The Most Important Quality of Christian Leadership
Recently, I’ve been reflecting on Henri Nouwen’s leadership book In the Name of Jesus, and specifically about this thought on power and leadership:
“The world says, ‘When you were young you were dependent and could not go where you wanted, but when you grow old you will be able to make your own decisions, go your own way, and control your own destiny.’ But Jesus has a different vision of maturity: It is the ability and willingness to be led where you would rather not go.
“The way of the Christian leader is not the way of upward mobility in which our world has invested so much, but the way of downward mobility ending on the cross… Here we touch the most important quality of Christian leadership in the future. It is not a leadership of power and control, but a leadership of powerlessness and humility in which the suffering servant of God, Jesus Christ, is made manifest. I, obviously, am not speaking about a psychologically weak leadership in which the Christian leader is simply the passive victim… no, I am speaking of a leadership in which power is constantly abandoned in favor of love.” (62)
This captures my heart, as I think about the landscape of leadership development and how it’s so tempting to seek or follow the “path of upward mobility.” Maybe it’s hard to not think this way, as so many of us have grown up in a culture that emphasizes hard work and the American Dream. The underlying ethos is: if you work hard and pursue your dreams, you can achieve anything you want and be happy. I share about my personal journey related to this in a chapter on “Purpose and Meaning” in What Really Matters in Leadership? It all came down to this for me: did I believe I could determine and control my life’s purpose on my own wisdom alone? Or did I need a Source of direction and vision who was wiser than me?
If it’s all up to us, we can attempt to shape our lives according to what we think will make us most happy and fulfilled.

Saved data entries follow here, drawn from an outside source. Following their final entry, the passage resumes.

int run_gn(const dmme_plan* P, const Op& o, const char* pk, char* ws, int nt, const float* drop_masks, hipStream_t s) {
    if (o.gn_direct || o.gn_in_consumer) return DMME_OK;
    const float* tsh = o.gn_mod_col >= 0 ? (const float*)(ws + P->ws_tproj) + o.gn_mod_col : nullptr;
    const float* tsc = tsh ? tsh + o.gn_mod_C : nullptr;
    int rc;
    const Tensor& t1 = P->tensors[o.gn_src1];
    const void* s1 = ws + t1.off;
    const void* s2 = o.gn_src2 >= 0 ? ws + P->tensors[o.gn_src2].off : nullptr;
    const int C2 = o.gn_src2 >= 0 ? P->tensors[o.gn_src2].C : 0;
    const float* gam = (const float*)(pk + P->params[o.gn_gamma].packed_off);
    const float* bet = (const float*)(pk + P->params[o.gn_beta].packed_off);
    float* sc = (float*)(ws + o.gn_scale);
    float* sh = (float*)(ws + o.gn_shift);
    if (gn_from_parts(P, o)) {
        const Tensor* t2 = o.gn_src2 >= 0 ? &P->tensors[o.gn_src2] : nullptr;
        return launch_gn_finalize_parts((const float*)(ws + t1.stats_off), t1.stats_tiles, t1.stats_cnt, t1.C,
                                        t2 ? (const float*)(ws + t2->stats_off) : nullptr, t2 ? t2->stats_tiles : 0,
                                        t2 ? t2->stats_cnt : 0, C2, P->B, P->cfg.num_groups, gam, bet, 1e-5f, sc, sh,
                                        (float*)(ws + o.gn_mr), tsh, tsc, P->tproj_cols, nt, s);
    }
    const int gdt = t1.f32 ? DMME_F32 : P->dtype;
    if (gn_fast_supported(gdt, P->B, t1.H * t1.W, t1.C, C2, P->cfg.num_groups)) {
        void* act = nullptr;
        int act_silu = 0;
        const float* dm = nullptr;
        if (o.gn_act >= 0) {
            const Op& cv = P->ops[o.gn_consumer];
            act = ws + o.gn_act;
            act_silu = cv.pro_silu;
            if (cv.dmask_off >= 0 && drop_masks) dm = drop_masks + cv.dmask_off;
        }
        rc = launch_gn_fast(gdt, s1, s2, P->B, t1.H * t1.W, t1.C, C2, P->cfg.num_groups, gam, bet, 1e-5f, sc, sh,
                            (float*)(ws + o.gn_mr), (float*)(ws + P->ws_gnpart), s, act, act_silu, dm);
    }
    else
        rc = launch_gn_generic(gdt, s1, s2, P->B, t1.H * t1.W, t1.C, C2, P->cfg.num_groups, gam, bet, 1e-5f, sc, sh,
                               (float*)(ws + o.gn_mr), s);
    if (rc != DMME_OK || !tsh) return rc;
    return launch_gn_modulate(sc, sh, tsh, tsc, P->tproj_cols, nt, P->B, o.gn_mod_C, s);
}

int run_op(const dmme_plan* P, const Op& o, const char* pk, const float* x, const int64_t* t, int nt, float* y,
           char* ws, const float* drop_masks, hipStream_t s, bool keep_ctx, const int64_t* labels = nullptr, int* status = nullptr) {
    if (o.lvl >= 0) return o.lvl_first ? run_level(P, P->lvl_runs[o.lvl], pk, ws, nt, drop_masks, s, keep_ctx) : DMME_OK;
    if (o.fused_away) return DMME_OK;
    const bool fold = !keep_ctx && P->fold_packed == (const void*)pk;
    if (fold && o.kind == OP_CONV && o.folded_into >= 0) return DMME_OK;
    switch (o.kind) {
        case OP_SINUS:
            return launch_time_sinusoid(t, nt, (const float*)(pk + P->params[P->freqs_param].packed_off),
                                        P->cfg.pos_dim / 2, (float*)(ws + P->ws_tsin), s, (unsigned*)(ws + P->ws_mark),
                                        keep_ctx ? kFwdMarkKeep : kFwdMarkNograd);
        case OP_LINEAR: {
            const char* w = o.lin_w >= 0 ? pk + P->params[o.lin_w].packed_off : pk + P->tproj_w_off;
            const float* b = (const float*)(o.lin_b >= 0 ? pk + P->params[o.lin_b].packed_off : pk + P->tproj_b_off);
            if (nt > 4)
                return launch_small_gemm(P->dtype, 0, (const float*)(ws + o.lin_in), o.lin_K, w, o.lin_K, nt, o.lin_N, o.lin_K, b, o.lin_silu,
                                         (float*)(ws + o.lin_out), o.lin_N, s, o.lin_pre >= 0 ? (float*)(ws + o.lin_pre) : nullptr);
            return launch_linear_wave(P->dtype, (const float*)(ws + o.lin_in), nt, o.lin_K, w, b, o.lin_N, o.lin_silu,
                                      (float*)(ws + o.lin_out), s);
        }
        case OP_LABEL: {
            float* z2 = (float*)(ws + P->ws_tz2);
            return launch_label_cond(z2, nt, (const float*)(pk + P->params[P->p_lemb].packed_off), labels, P->B, P->cfg.num_classes, P->cfg.emb_dim,
                                     (float*)(ws + P->ws_temb), nt == P->B ? z2 : nullptr, status, s);
        }
        case OP_GN:
            return run_gn(P, o, pk, ws, nt, drop_masks, s);
        case OP_CONV: {
            ConvArgs a{};
            fill_conv(P, o, pk, x, y, ws, drop_masks, nt, a, true);
            return launch_conv(conv_dt(P, o), a, s);
        }
        case OP_CAST: {
            const Tensor& ts = P->tensors[o.cast_src];
            return launch_cast_f32_to_16(P->dtype, (const float*)(ws + ts.off), (int64_t)P->B * ts.H * ts.W * ts.C, ws + P->tensors[o.cast_dst].off, s);
        }
        case OP_ATTN: {
            const Tensor& q = P->tensors[o.at_qkv];
            const int S = q.H * q.W, C = q.C / 3;
            if (fold && o.at_fold_qkv >= 0) {
                ConvArgs a{}, qa{};
                fill_conv(P, P->ops[o.at_proj], pk, x, y, ws, drop_masks, nt, a, true);
                fill_conv(P, P->ops[o.at_fold_qkv], pk, x, y, ws, drop_masks, nt, qa, true);
                return launch_attn_fold(P->dtype, qa.src1, P->B, S, C, qa.has_gni ? &qa.gni : nullptr, qa.scale, qa.shift, pk + o.fold_M, (const float*)(pk + o.fold_c), pk + o.fold_wpv,
                                        (const float*)(pk + o.fold_b2), a.res1, a.dst, a.gn_part, a.gn_tiles, a.gn_cg, s);
            }
            if (o.at_proj >= 0) {
                ConvArgs a{};
                fill_conv(P, P->ops[o.at_proj], pk, x, y, ws, drop_masks, nt, a, true);
                return launch_attn_proj(P->dtype, ws + q.off, P->B, S, C, keep_ctx ? ws + P->tensors[o.at_out].off : nullptr, (float*)(ws + o.at_lse), a.w, a.bias,
                                        a.res1, a.dst, a.gn_part, a.gn_tiles, a.gn_cg, s);
            }
            if (P->x3 && attn_x3_supported(P->B, S, C, o.at_heads))
                return launch_attn_x3(ws + q.off, P->B, S, C, o.at_heads, ws + P->tensors[o.at_out].off, s);
            if (o.at_heads > 1) {
                if (attn_heads_mfma_supported(P->dtype, P->B, S, C, o.at_heads))
                    return launch_attn_heads_mfma(P->dtype, ws + q.off, P->B, S, C, o.at_heads, ws + P->tensors[o.at_out].off, (float*)(ws + o.at_lse), s);
                return launch_attn_heads(P->dtype, ws + q.off, P->B, S, C, o.at_heads, ws + P->tensors[o.at_out].off, s);
            }
            if (attn_mfma_supported(P->dtype, P->B, S, C))
                return launch_attn_mfma(P->dtype, ws + q.off, P->B, S, C, ws + P->tensors[o.at_out].off, (float*)(ws + o.at_lse), s);
            return launch_attn_generic(P->dtype, ws + q.off, P->B, S, C, ws + P->tensors[o.at_out].off, s);
        }
    }
    return DMME_OK;
}
void op_account(const dmme_plan* P, const Op& o, char* label, int cap, double* flops, double* bytes) {
    const double es = (double)dtype_size(P->dtype);
    const char* tn = P->dtype == DMME_BF16 ? "bf16" : P->dtype == DMME_F16 ? "f16" : "float";
    const double B = P->B;
    *flops = 0;
    *bytes = 0;
    if (o.lvl >= 0) {
        const LvlRun& R = P->lvl_runs[o.lvl];
        if (o.lvl_first) {
            snprintf(label, cap, "lvl_engine_kernel<%dx%d>", 1 << R.sh, 1 << R.sh);
            *flops = R.flops;
            *bytes = R.bytes;
        } else {
            snprintf(label, cap, "(level engine)");
        }
        return;
    }
// ... 103 lines not shown
                     DMME_ERR_INVALID, "channels_per_depth[%d]=%d not divisible by num_groups=%d", d,
                     cfg->channels_per_depth[d], cfg->num_groups);
    return DMME_OK;
}

static int check_mix_kernels(const dmme_plan* P) {
    if (!P->mix) return DMME_OK;
    for (const Op& o : P->ops) {
        if (o.kind != OP_CONV || !(o.mix || o.route_f32)) continue;
        ConvArgs a{};
        fill_conv(P, o, (const char*)4096, (const float*)4096, (float*)4096, (char*)4096, nullptr, 1, a);
        const bool ok = !o.mix || conv_route(P->dtype, a).family == (o.mix == 3 ? CONV_THIN : o.mix == 4 ? CONV1X1_SPLIT : CONV3X3_SPLIT);
        DMME_REQUIRE(ok, DMME_ERR_UNSUPPORTED, "plan_create: precision fp16r32 has no kernel for the %dx%d conv %d+%d -> %d channels on the %dx%d level (B = %d)",
                     o.taps == 9 ? 3 : 1, o.taps == 9 ? 3 : 1, a.C1, a.C2, a.Cout, a.Hout, a.Wout, P->B);
    }
    return DMME_OK;
}

static int count_launches(const dmme_plan* P, bool nograd = false) {
    int n = 0;
    for (const Op& o : P->ops) {
        if (o.fused_away || (nograd && o.folded_into >= 0)) continue;
        if (o.lvl >= 0)
            n += o.lvl_first;
        else if (o.kind == OP_GN)
            n += !(o.gn_direct || o.gn_in_consumer);
        else
            ++n;
    }
    return n;
}

#define DMME_TRY(expr)                 \
    do {                               \
        if (int rc_ = (expr)) return rc_; \
    } while (0)

static int upload_tables(dmme_plan* P) {
    DMME_CHECK_HIP(hipSetDevice(P->device));
    std::vector<PackItem> items, bitems, uitems;
    build_pack_items(P, items);
    build_pack_items_bwd(P, bitems);
    build_unpack_items(P, uitems);
    P->n_items = (int)items.size();
    P->n_items_bwd = (int)bitems.size();
    P->n_items_unpack = (int)uitems.size();
    DMME_TRY(P->items_dev.upload(items));
    DMME_TRY(P->items_bwd_dev.upload(bitems));
    DMME_TRY(P->items_unpack_dev.upload(uitems));
    DMME_TRY(P->tp_tiles_dev.upload(P->tp_tiles));
    DMME_TRY(P->col_jobs_dev.upload(P->col_jobs));
    DMME_TRY(P->bias_jobs_dev.upload(P->bias_jobs));
    if (!P->fold_jobs.empty()) DMME_TRY(P->fold_jobs_dev.upload(P->fold_jobs));
    std::vector<dmme_plan::WgGroup*> all_groups{&P->wg[0], &P->wg[1], &P->wg[2]};
    for (auto& B_ : P->gb)
        for (int k = 0; k < 3; ++k) all_groups.push_back(&B_.wg[k]);
    for (dmme_plan::WgGroup* G : all_groups) {
        if (G->jobs.empty()) continue;
        DMME_TRY(G->layers_dev.upload(G->layers));
        DMME_TRY(G->jobs_dev.upload(G->jobs));
    }
    DMME_TRY(P->err_host.alloc());
    for (LvlRun& R : P->lvl_runs) {
        DMME_TRY(R.ops_dev.upload(R.ops));
        if (R.raw_skipped > 0) DMME_TRY(R.ops_nograd_dev.upload(R.ops_nograd));
        DMME_TRY(R.sync_dev.zeroed(16 + R.ops.size() * 2 * (size_t)R.NG * LVL_NS));
    }
    return DMME_OK;
}

}

extern "C" {

DMME_API const char* dmme_last_error(void) { return g_err; }
DMME_API int dmme_version(void) { return 119; }
DMME_API int dmme_device_count(void) {
    int n = 0;
    if (hipGetDeviceCount(&n) != hipSuccess) return 0;
    return n;
}

DMME_API int dmme_unet_plan_create(const dmme_unet_cfg* cfg, int B, int H, int W, int dtype, int device, dmme_plan** out) {
    DMME_REQUIRE(cfg && out, DMME_ERR_INVALID, "plan_create: null argument");
    DMME_TRY(check_cfg(cfg, B, H, W, dtype));
    std::unique_ptr<dmme_plan> owned(new dmme_plan());
    dmme_plan* P = owned.get();
    P->cfg = *cfg;
    if (cfg->arch == DMME_ARCH_DDPM_COND) {
        P->cond = 1;
        P->cfg.arch = DMME_ARCH_DDPM;
    }
    P->B = B;
    P->H = H;
    P->W = W;
    P->x3 = dtype == DMME_BF16X3;
    P->mix = dtype == DMME_F16R32;
    P->dtype = P->x3 ? DMME_F32 : P->mix ? DMME_F16 : dtype;
    P->device = device;
    DMME_TRY(build_plan(P));
    DMME_TRY(check_mix_kernels(P));
    assign_levels(P);
    const bool fused_gn = !getenv("DMME_NO_FUSED_GN");
    if (fused_gn) assign_stats(P);
    if (fused_gn && !getenv("DMME_NO_GN_DIRECT")) assign_direct(P);
    if (!getenv("DMME_NO_PREACT")) assign_preact(P);
    if (fused_gn) assign_gn_in(P);
    assign_rseg(P);
    assign_attn_proj(P);
    assign_lvl_nograd(P);
    assign_attn_fold(P);
    P->n_launches = count_launches(P);
    P->n_launches_nograd = count_launches(P, true);
    plan_backward(P);
    if (device >= 0) DMME_TRY(upload_tables(P));
    *out = owned.release();
    return DMME_OK;
}

DMME_API void dmme_unet_plan_destroy(dmme_plan* plan) { delete plan; }

DMME_API int dmme_unet_plan_num_params(const dmme_plan* plan) { return plan ? (int)plan->params.size() : 0; }

DMME_API int dmme_unet_plan_param_info(const dmme_plan* plan, int index, char* name, int name_cap, int* ndim,
                              int64_t shape[4], int64_t* ref_offset, int* is_buffer) {
    DMME_REQUIRE(plan && index >= 0 && index < (int)plan->params.size(), DMME_ERR_INVALID, "param_info: bad index %d", index);
    const Param& p = plan->params[index];
    if (name && name_cap > 0) {
        strncpy(name, p.name.c_str(), (size_t)name_cap - 1);
        name[name_cap - 1] = 0;
    }
    if (ndim) *ndim = p.ndim;
    if (shape)
        for (int i = 0; i < 4; ++i) shape[i] = p.shape[i];
    if (ref_offset) *ref_offset = p.ref_off;
    if (is_buffer) *is_buffer = p.is_buffer ? 1 : 0;
    return DMME_OK;
}

DMME_API int64_t dmme_unet_plan_ref_numel(const dmme_plan* plan) { return plan ? plan->ref_numel : 0; }
DMME_API int64_t dmme_unet_plan_packed_bytes(const dmme_plan* plan) { return plan ? plan->packed_bytes : 0; }
DMME_API int64_t dmme_unet_plan_workspace_bytes(const dmme_plan* plan) { return plan ? plan->ws_bytes : 0; }
DMME_API int64_t dmme_unet_plan_dropmask_numel(const dmme_plan* plan) { return plan ? plan->dropmask_numel : 0; }
DMME_API int dmme_unet_plan_out_channels(const dmme_plan* plan) { return plan ? plan->out_channels : 0; }
DMME_API int dmme_unet_plan_num_launches(const dmme_plan* plan) { return plan ? plan->n_launches : 0; }
DMME_API int dmme_unet_plan_num_launches_nograd(const dmme_plan* plan) { return plan ? plan->n_launches_nograd : 0; }
DMME_API int dmme_unet_plan_num_folded(const dmme_plan* plan) { return plan ? (int)plan->fold_jobs.size() : 0; }

DMME_API int dmme_unet_pack_params(const dmme_plan* plan, const float* ref_flat, void* packed, void* stream) {
    DMME_REQUIRE(plan && ref_flat && packed, DMME_ERR_INVALID, "pack_params: null argument");
    DMME_REQUIRE(plan->items_dev, DMME_ERR_INVALID, "pack_params: plan was created without a device");
    if (plan->fold_packed == packed) plan->fold_packed = nullptr;
    return launch_pack_table(plan->dtype, plan->items_dev.get(), plan->n_items, ref_flat, packed, (hipStream_t)stream);
}

DMME_API int dmme_unet_pack_folded(const dmme_plan* plan, void* packed, void* stream) {
    DMME_REQUIRE(plan && packed, DMME_ERR_INVALID, "pack_folded: null argument");
    DMME_REQUIRE(plan->items_dev, DMME_ERR_INVALID, "pack_folded: plan was created without a device");
    if (plan->fold_jobs.empty()) return DMME_OK;
    const int rc = launch_attn_fold_weights(plan->dtype, plan->fold_jobs_dev.get(), (int)plan->fold_jobs.size(), plan->fold_maxC, packed, (hipStream_t)stream);
    if (rc == DMME_OK) plan->fold_packed = packed;
    return rc;
}

static int unet_forward_impl(const dmme_plan* plan, const void* packed, const float* x, const int64_t* t, int t_len,
                      float* y, void* workspace, const float* drop_masks, void* stream, bool keep_ctx, const int64_t* labels = nullptr,
                      int* status = nullptr) {
    DMME_REQUIRE(plan && packed && x && t && y && workspace, DMME_ERR_INVALID, "unet_forward: null argument");
    DMME_REQUIRE((plan->cond != 0) == (labels != nullptr), DMME_ERR_INVALID,
                 plan->cond ? "unet_forward: a class-conditional plan (DMME_ARCH_DDPM_COND) takes labels: call dmme_unet_forward_cond / dmme_cfg_chain_step"
                            : "unet_forward_cond: the plan is not class-conditional (DMME_ARCH_DDPM_COND)");
    DMME_REQUIRE(t_len == 1 || t_len == plan->B, DMME_ERR_INVALID,
                 "unet_forward: timestep tensor of length %d does not broadcast against batch %d", t_len, plan->B);
    {
        const int rc = lvl_check(plan, "unet_forward", (hipStream_t)stream, true);
        if (rc != DMME_OK) return rc;
    }
    hipStream_t s = (hipStream_t)stream;
    const dmme_plan* P = plan;
    const char* pk = (const char*)packed;
    char* ws = (char*)workspace;
    const int nt = t_len;
    if (keep_ctx) {
        if (plan->nograd_ws == workspace) plan->nograd_ws = nullptr;
    } else {
        plan->nograd_ws = workspace;
    }
    for (int oi = 0; oi < (int)P->ops.size(); ++oi) {
        const int rc = run_op(P, P->ops[oi], pk, x, t, P->cond && oi > P->label_op ? P->B : nt, y, ws, drop_masks, s, keep_ctx, labels, status);
        if (rc != DMME_OK) return rc;
    }
    if (P->head_src >= 0) {
        const Tensor& tt = P->tensors[P->head_src];
        return launch_cls_head_fwd(P->dtype, ws + tt.off, P->B, tt.H * tt.W, tt.C, P->cfg.num_groups, (const float*)(pk + P->params[P->p_hgw].packed_off),
                                   (const float*)(pk + P->params[P->p_hgb].packed_off), (const float*)(pk + P->params[P->p_hw].packed_off),
                                   (const float*)(pk + P->params[P->p_hb].packed_off), P->out_channels, y, s);
    }
    return DMME_OK;
}
DMME_API int dmme_unet_forward(const dmme_plan* plan, const void* packed, const float* x, const int64_t* t, int t_len,
                      float* y, void* workspace, const float* drop_masks, void* stream) {
    return unet_forward_impl(plan, packed, x, t, t_len, y, workspace, drop_masks, stream, true);
}
DMME_API int dmme_unet_forward_nograd(const dmme_plan* plan, const void* packed, const float* x, const int64_t* t, int t_len,
                      float* y, void* workspace, const float* drop_masks, void* stream) {
    return unet_forward_impl(plan, packed, x, t, t_len, y, workspace, drop_masks, stream, false);
}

However, Nouwen writes about how Jesus confronts Peter in John 21:18 with the hard truth that the servant-leader is one who makes a choice to be led to unknown, undesirable, and painful places. And this makes me think about the challenges of the past few years of my life. In our adult years, many of us wrestle with finding career and financial stability, and caring for young children as well as aging parents. There is so much of the unknown, and so much that’s painful and undesirable. At one point last year, I remember telling some friends that it was hard to remember the last time I had felt truly “happy.” Whenever I’ve shared this, people often gasp. It’s such a dominant expectation of our culture that we should be happy, isn’t it?

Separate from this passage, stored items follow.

# TonyLianLong/LLM-groundedDiffusion

Hardware: AMD Instinct MI355X
Metric: images/sec (50-step SD1.5 512^2, LMD+ guidance) (higher is better)
Workload: dtype fp16

## Files before the change

### llm-groundeddiffusion_amd/csrc/attn.hip

```cpp
#include <atomic>
#include "common.h"
#include "../../include/lgd_hip.h"
#include "attn_w4.h"
#include <stdlib.h>
#include <string.h>

namespace {

int g_attn32_nw = -1;
int attn32_nw() {
  if (g_attn32_nw < 0) { const char* e = getenv("LGD_ATTN32_NW"); g_attn32_nw = e ? atoi(e) : 8; }
  return g_attn32_nw;
}
int g_attn32_var = 0;
int attn32_var() { return g_attn32_var; }
int g_attn32 = -1;
int attn32_mode() {
  if (g_attn32 < 0) { const char* e = getenv("LGD_ATTN32"); g_attn32 = e ? atoi(e) : 1; }
  return g_attn32;
}

std::atomic<int> g_attn_w4{-1};
int attn_w4_mode() {
  int v = g_attn_w4.load(std::memory_order_relaxed);
// ... 791 lines not shown
    __syncthreads();
    if (t + 2 < n_tiles) load_k((t + 2) * KV_T);
    if (more) load_v((t + 1) * KV_T);
    const float mx_nxt = pipelined_tile((t + 1) & 1, t & 1, s_cur, s_nxt);
    if (more) {
      const float mx = mx_nxt;
      if (__builtin_amdgcn_ballot_w64(mx > 8.f) != 0) {
        const float m_new = (float)(half_t)fmaxf(m_ref, mx + m_ref);
        const float shift = m_new - m_ref;
        const float alpha = __builtin_amdgcn_exp2f(-shift);
#pragma unroll
        for (int dt = 0; dt < NDT; ++dt)
#pragma unroll
          for (int r = 0; r < 16; ++r) oacc[dt][r] *= alpha;
#pragma unroll
        for (int kb = 0; kb < 2; ++kb)
#pragma unroll
          for (int r = 0; r < 16; ++r) s_nxt[kb][r] -= shift;
        m_ref = m_new;
        set_ref(m_new);
      }
#pragma unroll
      for (int kb = 0; kb < 2; ++kb) s_cur[kb] = s_nxt[kb];
    }
  }

  float l;
  {
    const int dl = d & 31, dt_l = d >> 5, h_l = (dl >> 2) & 1, r_l = (dl & 3) + 4 * (dl >> 3);
    float lv = 0.f;
#pragma unroll
    for (int dt = 0; dt < NDT; ++dt)
#pragma unroll
      for (int r = 0; r < 16; ++r)
        if (dt == dt_l && r == r_l) lv = oacc[dt][r];
    l = __shfl(lv, h_l * 32 + qi, 64);
  }
  const int qrow = q0 + qi;
  if (qrow < a.Sq) {
    const float inv = 1.f / l;
    half_t* orow = a.o + (long)b * a.o_bs + (long)qrow * a.ldo + (long)h * d;
#pragma unroll
    for (int dt = 0; dt < NDT; ++dt)
#pragma unroll
      for (int g4 = 0; g4 < 4; ++g4) {
        const int dv = dt * 32 + g4 * 8 + hh * 4;
        if (dv < d) {
          half4_t o;
#pragma unroll
          for (int r = 0; r < 4; ++r) o[r] = (half_t)(oacc[dt][g4 * 4 + r] * inv);
          *reinterpret_cast<half4_t*>(orow + dv) = o;
        }
      }
    if (a.lse && hh == 0) a.lse[((long)b * a.H + h) * a.Sq + qrow] = m_ref + log2f(l);
  }
}

template <int DP, bool SAVE_P>
void launch_attn_dp(const AttnArgs& a, hipStream_t st) {
  if constexpr (SAVE_P) {
    dim3 grid((a.Sq + 63) / 64, a.H, a.B);
    hipLaunchKernelGGL((attn_fwd_kernel<DP>), grid, dim3(256), 0, st, a);
  } else {
    if constexpr (DP == 64 || DP == 96) {
      const int a32 = attn32_mode();
      const int dk = ((a.d + 2 + 15) / 16) * 16;
      const long blocks256 = (long)((a.Sq + 255) / 256) * a.H * a.B;
      if (a32 && a.d % 8 == 0 && (a32 == 2 || (dk == 96 && blocks256 >= 128))) {
        const int var = attn32_var();
        auto go = [&](auto kern, int nw) {
          dim3 g32((a.Sq + 32 * nw - 1) / (32 * nw), a.H, a.B);
          hipLaunchKernelGGL(kern, g32, dim3(64 * nw), 0, st, a);
        };
        if (attn32_nw() == 4 || (a32 != 2 && blocks256 < 256)) {
          if (dk == 48) { go(&attn_self32_kernel<48, 2, 4>, 4); return; }
          if (dk == 96) { go(&attn_self32_kernel<96, 3, 4>, 4); return; }
        } else if (var == 1) {
          if (dk == 48) { go(&attn_self32_kernel<48, 2, 8, 4, true>, 8); return; }
          if (dk == 96) { go(&attn_self32_kernel<96, 3, 8, 4, true>, 8); return; }
        } else if (var == 2) {
          if (dk == 48) { go(&attn_self32_kernel<48, 2, 8, 2, false>, 8); return; }
          if (dk == 96) { go(&attn_self32_kernel<96, 3, 8, 2, false>, 8); return; }
        } else {
          if (dk == 48) { go(&attn_self32_kernel<48, 2, 8>, 8); return; }
          if (dk == 96) { go(&attn_self32_kernel<96, 3, 8>, 8); return; }
        }
      }
    }
    const bool qt2 = (long)((a.Sq + 127) / 128) * a.H * a.B >= 1024 && DP <= 96;
    dim3 grid(qt2 ? (a.Sq + 127) / 128 : (a.Sq + 63) / 64, a.H, a.B);
    if constexpr (DP <= 96) {
      static const int nw_env = [] { const char* e = getenv("LGD_ATTN_NW"); return e ? atoi(e) : 0; }();
      const bool nw8 = nw_env ? nw_env == 8 : ((DP == 64 && a.d < 48) || DP == 96);
      if (qt2 && nw8 && (long)((a.Sq + 255) / 256) * a.H * a.B >= 512) {
        dim3 g8((a.Sq + 255) / 256, a.H, a.B);
        if (DP == 64 && a.d < 48) hipLaunchKernelGGL((attn_self_kernel<DP, true, 2, DP == 64 ? 3 : DP / 16, 8>), g8, dim3(512), 0, st, a);
        else if (a.d < DP) hipLaunchKernelGGL((attn_self_kernel<DP, true, 2, DP / 16, 8>), g8, dim3(512), 0, st, a);
        else hipLaunchKernelGGL((attn_self_kernel<DP, false, 2, DP / 16, 8>), g8, dim3(512), 0, st, a);
        return;
      }
      if (qt2) {
        if (DP == 64 && a.d < 48) hipLaunchKernelGGL((attn_self_kernel<DP, true, 2, DP == 64 ? 3 : DP / 16>), grid, dim3(256), 0, st, a);
        else if (a.d < DP) hipLaunchKernelGGL((attn_self_kernel<DP, true, 2>), grid, dim3(256), 0, st, a);
        else hipLaunchKernelGGL((attn_self_kernel<DP, false, 2>), grid, dim3(256), 0, st, a);
        return;
      }
    }
    if constexpr (DP == 160) {
      static const int wide = [] { const char* e = getenv("LGD_ATTN160"); return e ? atoi(e) : 1; }();
      if (wide && a.d == DP && a.Sq >= 256 && (long)a.H * a.B * ((a.Sq + 63) / 64) > 256) {
        dim3 g8((a.Sq + 255) / 256, a.H, a.B);
        hipLaunchKernelGGL((attn_self_kernel<DP, false, 2, DP / 16, 8>), g8, dim3(512), 0, st, a);
        return;
      }
    }
    if (DP == 64 && a.d < 48) hipLaunchKernelGGL((attn_self_kernel<DP, true, 1, DP == 64 ? 3 : DP / 16>), grid, dim3(256), 0, st, a);
    else if (a.d < DP) hipLaunchKernelGGL((attn_self_kernel<DP, true, 1>), grid, dim3(256), 0, st, a);
    else hipLaunchKernelGGL((attn_self_kernel<DP, false, 1>), grid, dim3(256), 0, st, a);
  }
}
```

It is true that my life today is not what I would have wanted or imagined years ago. At the same time, I wouldn’t trade it for anything. My life is not what I would call the “happy life” — but it’s filled with meaning, richness, and the love of people I cherish. What’s more, I’ve made the choice to be led wherever God calls… because I know I cannot control my own life or destiny, nor do I want to. I’ve made this choice because I love and trust Him, to lead me where I would rather not go — for my own good.